(Saved data entries)
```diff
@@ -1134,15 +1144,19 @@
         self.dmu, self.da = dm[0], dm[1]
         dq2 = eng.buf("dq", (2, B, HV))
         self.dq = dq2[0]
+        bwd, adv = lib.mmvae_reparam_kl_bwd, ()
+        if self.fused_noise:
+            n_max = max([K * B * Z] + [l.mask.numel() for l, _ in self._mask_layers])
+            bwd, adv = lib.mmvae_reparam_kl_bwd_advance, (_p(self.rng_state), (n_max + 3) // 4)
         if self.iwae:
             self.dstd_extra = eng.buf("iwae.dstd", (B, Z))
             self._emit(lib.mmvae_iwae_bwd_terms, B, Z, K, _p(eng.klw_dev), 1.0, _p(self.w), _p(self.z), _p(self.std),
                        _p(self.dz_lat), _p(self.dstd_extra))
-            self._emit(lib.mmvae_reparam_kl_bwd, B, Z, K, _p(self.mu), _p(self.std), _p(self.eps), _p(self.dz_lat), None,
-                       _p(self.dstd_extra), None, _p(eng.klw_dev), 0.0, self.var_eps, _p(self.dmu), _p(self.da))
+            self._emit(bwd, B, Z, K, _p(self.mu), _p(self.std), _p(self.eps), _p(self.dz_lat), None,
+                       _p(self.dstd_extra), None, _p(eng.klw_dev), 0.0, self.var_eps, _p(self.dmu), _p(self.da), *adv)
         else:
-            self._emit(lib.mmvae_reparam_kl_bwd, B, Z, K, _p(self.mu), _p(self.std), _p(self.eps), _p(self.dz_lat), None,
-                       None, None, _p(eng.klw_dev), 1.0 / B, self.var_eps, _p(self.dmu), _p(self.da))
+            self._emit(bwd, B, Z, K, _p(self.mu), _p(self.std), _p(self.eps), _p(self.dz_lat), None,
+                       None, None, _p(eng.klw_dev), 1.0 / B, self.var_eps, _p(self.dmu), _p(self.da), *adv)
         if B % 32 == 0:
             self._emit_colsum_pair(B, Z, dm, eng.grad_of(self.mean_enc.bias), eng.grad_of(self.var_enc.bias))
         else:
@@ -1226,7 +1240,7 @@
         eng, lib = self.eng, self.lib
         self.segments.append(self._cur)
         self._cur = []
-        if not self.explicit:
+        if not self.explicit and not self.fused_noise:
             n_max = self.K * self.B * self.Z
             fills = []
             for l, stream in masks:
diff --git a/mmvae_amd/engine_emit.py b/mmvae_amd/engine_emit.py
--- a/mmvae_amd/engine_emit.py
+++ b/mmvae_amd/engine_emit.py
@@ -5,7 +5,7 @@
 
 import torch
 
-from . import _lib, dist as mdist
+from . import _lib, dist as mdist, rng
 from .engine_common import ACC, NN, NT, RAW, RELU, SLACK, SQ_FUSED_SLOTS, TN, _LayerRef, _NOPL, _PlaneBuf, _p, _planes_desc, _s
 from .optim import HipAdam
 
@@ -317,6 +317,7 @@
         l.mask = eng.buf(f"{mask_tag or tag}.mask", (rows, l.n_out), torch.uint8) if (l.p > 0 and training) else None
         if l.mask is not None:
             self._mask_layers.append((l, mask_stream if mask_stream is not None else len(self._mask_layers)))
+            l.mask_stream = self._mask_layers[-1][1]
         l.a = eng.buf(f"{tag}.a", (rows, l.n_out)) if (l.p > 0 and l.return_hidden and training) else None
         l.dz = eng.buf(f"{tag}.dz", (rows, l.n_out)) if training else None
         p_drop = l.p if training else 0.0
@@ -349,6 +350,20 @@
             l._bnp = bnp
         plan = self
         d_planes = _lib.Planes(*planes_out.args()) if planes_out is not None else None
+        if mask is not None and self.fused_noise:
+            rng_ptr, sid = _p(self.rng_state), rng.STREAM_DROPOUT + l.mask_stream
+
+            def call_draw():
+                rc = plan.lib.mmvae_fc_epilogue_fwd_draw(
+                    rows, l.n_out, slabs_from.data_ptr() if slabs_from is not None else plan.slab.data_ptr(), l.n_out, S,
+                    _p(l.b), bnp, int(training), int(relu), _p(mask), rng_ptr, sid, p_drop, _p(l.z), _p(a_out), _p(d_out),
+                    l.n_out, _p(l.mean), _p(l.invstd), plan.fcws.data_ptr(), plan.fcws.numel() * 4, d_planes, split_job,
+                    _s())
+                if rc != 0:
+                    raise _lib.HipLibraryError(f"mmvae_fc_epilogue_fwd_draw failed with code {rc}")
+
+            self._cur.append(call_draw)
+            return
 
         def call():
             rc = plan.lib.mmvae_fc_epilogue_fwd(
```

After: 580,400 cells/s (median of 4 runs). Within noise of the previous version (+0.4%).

--

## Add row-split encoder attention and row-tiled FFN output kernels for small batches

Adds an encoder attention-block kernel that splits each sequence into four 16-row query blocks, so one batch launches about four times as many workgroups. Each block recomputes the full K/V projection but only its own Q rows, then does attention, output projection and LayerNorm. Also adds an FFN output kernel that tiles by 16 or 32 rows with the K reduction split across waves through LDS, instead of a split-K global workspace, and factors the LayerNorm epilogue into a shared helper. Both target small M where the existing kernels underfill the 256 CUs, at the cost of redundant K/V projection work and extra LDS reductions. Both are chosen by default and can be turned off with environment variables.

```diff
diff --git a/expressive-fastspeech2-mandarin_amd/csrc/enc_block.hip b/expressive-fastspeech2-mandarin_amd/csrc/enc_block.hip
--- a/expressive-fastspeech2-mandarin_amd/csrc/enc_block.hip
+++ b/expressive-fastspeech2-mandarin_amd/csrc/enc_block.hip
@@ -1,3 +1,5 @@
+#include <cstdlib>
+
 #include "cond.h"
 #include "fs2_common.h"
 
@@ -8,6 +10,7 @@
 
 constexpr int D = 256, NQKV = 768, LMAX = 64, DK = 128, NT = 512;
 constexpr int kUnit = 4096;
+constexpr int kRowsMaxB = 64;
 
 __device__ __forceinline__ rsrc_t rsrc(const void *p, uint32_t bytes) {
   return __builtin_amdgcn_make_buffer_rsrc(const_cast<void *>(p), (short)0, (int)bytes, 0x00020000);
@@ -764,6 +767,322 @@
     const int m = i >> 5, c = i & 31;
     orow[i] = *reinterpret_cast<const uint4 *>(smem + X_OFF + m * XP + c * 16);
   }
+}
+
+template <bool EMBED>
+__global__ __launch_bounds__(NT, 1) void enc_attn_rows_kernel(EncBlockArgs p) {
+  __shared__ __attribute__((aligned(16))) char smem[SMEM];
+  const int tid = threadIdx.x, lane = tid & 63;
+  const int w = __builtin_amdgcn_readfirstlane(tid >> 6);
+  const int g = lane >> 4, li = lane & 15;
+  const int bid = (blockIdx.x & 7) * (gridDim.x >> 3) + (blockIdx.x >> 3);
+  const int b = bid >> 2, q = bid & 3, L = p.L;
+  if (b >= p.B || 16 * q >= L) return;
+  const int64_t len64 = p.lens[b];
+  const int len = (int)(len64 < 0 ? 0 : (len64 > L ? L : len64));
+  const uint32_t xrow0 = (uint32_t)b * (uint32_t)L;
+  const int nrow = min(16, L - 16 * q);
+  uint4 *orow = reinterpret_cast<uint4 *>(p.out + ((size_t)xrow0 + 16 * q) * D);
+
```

• EXERCISE BRIEF:
Among the records above, find each line holding the string "dist" and pull it out.

• EXERCISE ANSWER:
-from . import _lib, dist as mdist
+from . import _lib, dist as mdist, rng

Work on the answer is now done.